New Uses of Wastewater Data on High-Risk Substances: Emerging Drug Detection, Overdose Prediction, and Drug Policy Evaluation

New Uses of Wastewater Data on High-Risk Substances: Emerging Drug Detection, Overdose Prediction, and Drug Policy Evaluation

Published: Apr 30, 2024
Publisher: Mathematica
Mathematica | Progress Together.

Alex Buben

Jana Epstein

Allison Burrell

Key Findings
  • Xylazine concentrations were detectable in wastewater at least one month before two suspected overdoses involving xylazine were reported, confirming that wastewater data can proactively inform harm reduction strategies for emerging drug threats.
  • A new Drug-SURGE wastewater alert algorithm correctly flagged 71 to 100% of drug overdoses based on unprecedented patterns in wastewater data, providing early warnings of eight to 11 days that enable officials to act in real time to prevent drug overdoses.
  • In the six months following the decriminalization of fentanyl test strips, wastewater concentrations of fentanyl gradually decreased in two Kentucky counties, providing early evidence of the promise of wastewater data to evaluate the effectiveness of new drug policies and programs.
  • Wastewater data helped fill gaps in drug overdose data—particularly in rural communities, where data and resources can be sparse—and could shed light on patterns of polysubstance use.

Wastewater monitoring can address critical gaps by helping officials track changes in substance use in real time and adapt resources accordingly.
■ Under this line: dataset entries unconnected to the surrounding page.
template <bool SIDE>
__global__ __launch_bounds__(Cfg2<SIDE>::NT) __attribute__((amdgpu_waves_per_eu(SIDE ? 2 : 3, SIDE ? 4 : 3))) void k_wgrad3x3_v2(const WgArgs a) {
    using C = Cfg2<SIDE>;
    constexpr int NW = C::NW, NU = C::NU, YPX = C::YPX, Y_BYTES = C::Y_BYTES, BUF_BYTES = C::BUF_BYTES, N_IT = C::N_IT;
    extern __shared__ __attribute__((aligned(16))) char smem_w[];
    const int tid = threadIdx.x, lane = tid & 63;
    const int wave = __builtin_amdgcn_readfirstlane(tid >> 6);
    const int wc = SIDE ? 0 : wave >> 2, wi = wave & 3;
    int bid = blockIdx.x;
    if (a.xcd_order) {
        const int n_wg = gridDim.x, q8 = n_wg >> 3, r8 = n_wg & 7, xcd = bid & 7;
        bid = (xcd < r8 ? xcd * (q8 + 1) : r8 * (q8 + 1) + (xcd - r8) * q8) + (bid >> 3);
    }
    const int co_blk = bid % a.n_co, ci_blk = (bid / a.n_co) % a.n_ci, split = bid / (a.n_co * a.n_ci);
    const int ci0 = ci_blk * 64, co0 = co_blk * C::BCO;
    const int H = a.H, W = a.W;
    const unsigned lds0 = __builtin_amdgcn_readfirstlane((unsigned)(size_t)(lds_void *)smem_w);

    f32x4 acc[9][NU];
#pragma unroll
    for (int t = 0; t < 9; ++t)
#pragma unroll
        for (int u = 0; u < NU; ++u) acc[t][u] = f32x4{0.f, 0.f, 0.f, 0.f};
    float bsum[NU];
#pragma unroll
    for (int u = 0; u < NU; ++u) bsum[u] = 0.f;

    const int g = lane >> 4, q = (lane & 15) >> 2, p = lane & 3;
    const int pxl = 4 * (g & 1) + q;
    auto swz128 = [](int px, int c) { return (c ^ (2 * ((px >> 1) & 3))) * 16; };
    auto swz64 = [](int px, int c) { return (c ^ (2 * ((px >> 2) & 1))) * 16; };
    int rd_y[NU], rd_x[3];
#pragma unroll
    for (int u = 0; u < NU; ++u)
        rd_y[u] = ((4 * (g >> 1)) * 16 + pxl) * YPX + (SIDE ? swz64(pxl, p >> 1) : swz128(pxl, 2 * (2 * wc + u) + (p >> 1))) + (p & 1) * 8;
#pragma unroll
    for (int kx = 0; kx < 3; ++kx)
        rd_x[kx] = Y_BYTES + ((4 * (g >> 1)) * XROW + pxl + kx) * 128 + swz128(pxl + kx, 2 * wi + (p >> 1)) + (p & 1) * 8;
// ... 53 lines not shown
        if (++lt_y == a.tiles_y) { lt_y = 0; ++lt_n; }                                                          \
    }
#define FOSVOS_W2_PIECE_ANY(it_, img_)                                                                          \
    if constexpr ((it_) < 2) { FOSVOS_W2_PIECE_Y(it_, img_) }                                                   \
    else if constexpr ((it_) < N_IT) { FOSVOS_W2_PIECE_X(it_, img_) }
#define FOSVOS_W2_STAGE(img_)                                                                                   \
    {                                                                                                           \
        FOSVOS_W2_TILE_SCALARS()                                                                                \
        FOSVOS_W2_PIECE_ANY(0, img_) FOSVOS_W2_PIECE_ANY(1, img_) FOSVOS_W2_PIECE_ANY(2, img_)                  \
        FOSVOS_W2_PIECE_ANY(3, img_) FOSVOS_W2_PIECE_ANY(4, img_) FOSVOS_W2_PIECE_ANY(5, img_)                  \
        FOSVOS_W2_PIECE_ANY(6, img_) FOSVOS_W2_PIECE_ANY(7, img_) FOSVOS_W2_PIECE_ANY(8, img_)                  \
        FOSVOS_W2_PIECE_ANY(9, img_)                                                                            \
        FOSVOS_W2_ADVANCE()                                                                                     \
    }
    static_assert(N_IT <= 10, "piece macros cover ten pieces per wave");
#define FOSVOS_W2_PIECES_OF_ROW(R, img_)                                                                        \
    if (has_next) { FOSVOS_W2_PIECE_ANY(2 * (R), img_) FOSVOS_W2_PIECE_ANY(2 * (R) + 1, img_) }

    if (t_begin < t_end) FOSVOS_W2_STAGE(lds0)
    asm volatile("s_waitcnt vmcnt(0)" ::: "memory");
    __syncthreads();

    const bool do_bias = a.bias_part != nullptr;
    typedef __attribute__((ext_vector_type(2))) __bf16 bf16x2_t;
    auto add8 = [](const bf16x8 &f, float acc_) {
        const bf16x2_t one2 = __builtin_bit_cast(bf16x2_t, 0x3f803f80u);
        acc_ = __builtin_amdgcn_fdot2_f32_bf16(__builtin_shufflevector(f, f, 0, 1), one2, acc_, false);
        acc_ = __builtin_amdgcn_fdot2_f32_bf16(__builtin_shufflevector(f, f, 2, 3), one2, acc_, false);
        acc_ = __builtin_amdgcn_fdot2_f32_bf16(__builtin_shufflevector(f, f, 4, 5), one2, acc_, false);
        acc_ = __builtin_amdgcn_fdot2_f32_bf16(__builtin_shufflevector(f, f, 6, 7), one2, acc_, false);
        return acc_;
    };

    for (int tile = t_begin; tile < t_end; ++tile) {
        const int par = (tile - t_begin) & 1;
        const char *cur = smem_w + par * BUF_BYTES;
        const bool has_next = tile + 1 < t_end;
        const unsigned nxt_ = lds0 + (par ^ 1) * BUF_BYTES;
        FOSVOS_W2_TILE_SCALARS()
        const bool my_bias = do_bias && (tile % a.n_ci) == ci_blk && ((tile / a.n_ci) & 3) == wi;

        const char *yb[NU];
#pragma unroll
        for (int u = 0; u < NU; ++u) yb[u] = cur + rd_y[u];
        const char *xb0 = cur + rd_x[0], *xb1 = cur + rd_x[1], *xb2 = cur + rd_x[2];
        bf16x8 a0[NU], a1[NU], a2[NU], b[3], bn[3];
#pragma unroll
        for (int u = 0; u < NU; ++u) a0[u] = a1[u] = a2[u] = bf16x8{};
        bn[0] = bn[1] = bn[2] = bf16x8{};
        b[0] = tr_pair16(xb0, 1024);
        b[1] = tr_pair16(xb1, 1024);
        b[2] = tr_pair16(xb2, 1024);
#define FOSVOS_W2_ROW(R)                                                                                        \
        {                                                                                                           \
            _Pragma("unroll") for (int u = 0; u < NU; ++u) { a2[u] = a1[u]; a1[u] = a0[u]; }                        \
// ... 14 lines not shown
            }                                                                                                       \
            if constexpr ((R) >= 1 && (R) <= 4) {                                                                   \
                _Pragma("unroll") for (int kx = 0; kx < 3; ++kx)                                                    \
                _Pragma("unroll") for (int u = 0; u < NU; ++u)                                                      \
                    acc[3 + kx][u] = __builtin_amdgcn_mfma_f32_16x16x32_bf16(a1[u], b[kx], acc[3 + kx][u], 0, 0, 0); \
            }                                                                                                       \
            if constexpr ((R) < 4) {                                                                                \
                _Pragma("unroll") for (int kx = 0; kx < 3; ++kx)                                                    \
                _Pragma("unroll") for (int u = 0; u < NU; ++u)                                                      \
                    acc[kx][u] = __builtin_amdgcn_mfma_f32_16x16x32_bf16(a0[u], b[kx], acc[kx][u], 0, 0, 0);        \
                if (my_bias) {                                                                                      \
                    _Pragma("unroll") for (int u = 0; u < NU; ++u) bsum[u] = add8(a0[u], bsum[u]);                  \
                }                                                                                                   \
            }                                                                                                       \
            asm volatile("" ::: "memory");                                                                          \
            b[0] = bn[0]; b[1] = bn[1]; b[2] = bn[2];                                                               \
        }
        FOSVOS_W2_ROW(0) FOSVOS_W2_ROW(1) FOSVOS_W2_ROW(2) FOSVOS_W2_ROW(3) FOSVOS_W2_ROW(4) FOSVOS_W2_ROW(5)
        if (has_next) FOSVOS_W2_ADVANCE()
        asm volatile("s_waitcnt vmcnt(0)" ::: "memory");
        __syncthreads();
    }

    if (do_bias) {
        float *sb = reinterpret_cast<float *>(smem_w);
#pragma unroll
        for (int u = 0; u < NU; ++u) sb[(wi * 4 + g) * C::BCO + wc * 32 + u * 16 + (lane & 15)] = bsum[u];
        __syncthreads();
        if (tid < C::BCO && co0 + tid < a.Cor) {
            float acc_b = 0.f;
#pragma unroll
            for (int k = 0; k < 16; ++k) acc_b += sb[k * C::BCO + tid];
            a.bias_part[((int64_t)split * a.n_ci + ci_blk) * a.Cor + co0 + tid] = acc_b;
        }
    }
    float *slab = a.slabs + (int64_t)split * a.Cor * a.Ci * 9;
    const int ci = ci0 + wi * 16 + (lane & 15);
#pragma unroll
    for (int u = 0; u < NU; ++u)
#pragma unroll
        for (int r = 0; r < 4; ++r) {
            const int co = co0 + wc * 32 + u * 16 + 4 * g + r;
            if (co >= a.Cor || (a.lab & 1)) continue;
            float *d = slab + ((int64_t)co * a.Ci + ci) * 9;
#pragma unroll
            for (int t = 0; t < 9; ++t) d[t] = acc[t][u][r];
        }
#undef FOSVOS_W2_ROW
#undef FOSVOS_W2_PIECES_OF_ROW
#undef FOSVOS_W2_PIECE_ANY
#undef FOSVOS_W2_TILE_SCALARS
#undef FOSVOS_W2_ADVANCE
#undef FOSVOS_W2_STAGE
#undef FOSVOS_W2_PIECE_X
#undef FOSVOS_W2_PIECE_Y
}
}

By integrating wastewater data with other community data, and applying advanced analytics, we show how policymakers can further the use of wastewater data.

Building on our prior research, Mathematica and Biobot Analytics sought to further characterize how wastewater monitoring could help communities adapt to the changing landscape of substance use and prevent overdoses.
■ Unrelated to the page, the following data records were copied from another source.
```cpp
extern "C" int fsw_conv_fused_cart_f32(const fsw_cart_args* c, const float* Wq, int64_t ldw, const float* lin_bias, int Hout,
                                       const float* Yin, int64_t ldyin, int yin_by_node, int act, float slope, float* Y, int64_t ldy,
                                       fsw_stream_t stream_) {
  hipStream_t stream = reinterpret_cast<hipStream_t>(stream_);
  int rc;
  if ((rc = cart_check_common(c))) return rc;
  FSW_REQUIRE(Wq && Y, "fsw_conv_fused_cart_f32: null pointer");
  FSW_REQUIRE(c->value_dtype == 0 && !c->g, "fsw_conv_fused_cart_f32: float32 forward only");
  FSW_REQUIRE(c->perm && c->bin_start && c->bin_start_host, "fsw_conv_fused_cart_f32: needs perm, bin_start and its host copy");
  FSW_REQUIRE(c->w == nullptr && c->tau <= 1.0, "fsw_conv_fused_cart_f32: unit weights with tau <= 1 only");
  FSW_REQUIRE(c->unit_table && c->ldt >= c->F, "fsw_conv_fused_cart_f32: needs the unit coefficient table of the F frequencies");
  FSW_REQUIRE(!Yin || ldyin >= Hout, "fsw_conv_fused_cart_f32: bad Yin stride");
  FSW_REQUIRE(Hout >= 1 && ldy >= Hout && ldw >= ((Hout + 31) / 32) * 32 && ldw % 32 == 0, "fsw_conv_fused_cart_f32: bad output sizes");
  FSW_REQUIRE(((uintptr_t)Wq & 15) == 0, "fsw_conv_fused_cart_f32: Wq must be 16-byte aligned");
  FSW_REQUIRE(act >= 0 && act <= 2, "fsw_conv_fused_cart_f32: act must be 0 (none), 1 (relu) or 2 (leaky relu)");
  const size_t lds = fsw_conv_fused_cart_lds_bytes(c->S, c->F, c->has_mass);
  FSW_REQUIRE(lds <= 64 * 1024, "fsw_conv_fused_cart_f32: S * F too wide for the fused tile (%zu B of LDS)", lds);
  const int32_t* bs = c->bin_start_host;
  FSW_REQUIRE(bs[FSW_NUM_BINS] == bs[FSW_BIN_MID0], "fsw_conv_fused_cart_f32: rows of at most %d neighbours only", FSW_REG_MAX_DEG);
  FSW_REQUIRE(bs[FSW_BIN_MID0] - bs[0] == c->num_rows, "fsw_conv_fused_cart_f32: bin table does not cover num_rows");
  int64_t tiles = 0;
  for (int d = 0; d <= FSW_REG_MAX_DEG; ++d) tiles += ceil_div(bs[d + 1] - bs[d], kFusedRows);
  if (tiles == 0) return 0;
  FusedCartArgs a;
  FusedArgs& f = a.f;
  f.rowptr = c->rowptr; f.col = c->col; f.perm = c->perm; f.bin_start = c->bin_start;
  f.Xp = (const float*)c->Xp; f.ldp = c->ldp; f.S = c->S * c->F; f.table = nullptr; f.ldt = 0;
  f.bias = (const float*)c->bias; f.out_scale = (float)c->out_scale; f.has_mass = c->has_mass; f.mass_fn = c->mass_fn;
  f.mass_scale = (float)c->mass_scale;
  f.Wq = Wq; f.ldw = ldw; f.lin_bias = lin_bias; f.Yin = Yin; f.ldyin = ldyin; f.yin_by_node = yin_by_node ? 1 : 0; f.Hout = Hout;
  f.act = act; f.slope = slope; f.Y = Y; f.ldy = ldy;
  f.Kp = (c->has_mass + f.S + 7) & ~7;
  f.ldh = f.Kp | 1;
  f.tile_floats = kFusedRows * (f.ldh > kLdT ? f.ldh : kLdT);
  a.slices = c->S; a.F = c->F; a.ctable = c->unit_table; a.ldct = c->ldt;
  k_conv_fused_cart<4><<<(unsigned)tiles, 256, lds, stream>>>(a);
  FSW_LAUNCH_CHECK();
  return 0;
}

#if FSW_FUSED_STAMPS
extern "C" int fsw_debug_fused_stamps(unsigned long long* out, int max_wgs) {
  FSW_CHECK_HIP(hipDeviceSynchronize());
  const int nw = max_wgs < fsw::kFusedStampWgs ? max_wgs : fsw::kFusedStampWgs;
  FSW_CHECK_HIP(hipMemcpyFromSymbol(out, HIP_SYMBOL(fsw::g_fused_stamps), sizeof(unsigned long long) * (size_t)nw * 4 * 8));
  return 0;
}
#endif
```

To do so, Mathematica integrated wastewater data from Biobot on four high-risk substances—fentanyl, methamphetamine, cocaine, and xylazine—with Overdose Detection Mapping Application Program (ODMAP) data from the Washington/Baltimore High Intensity Drug Trafficking Area (W/B HIDTA) program on suspected drug overdoses.

We analyzed up to 39 weeks of data from rural, suburban, and urban counties in California, Kentucky, New Jersey, and West Virginia. We selected five counties in these states based on their high prevalence of substance use, availability of longitudinal wastewater data that covered a sizable share of the county’s population, and high-quality reporting of drug overdoses through a statewide ODMAP application programming interface.

We summarize findings from our analysis of wastewater and drug overdose data to assess the ability of wastewater data to detect an emerging drug threat (xylazine), predict suspected drug overdoses, and evaluate the effectiveness of a new drug policy (fentanyl test strip decriminalization).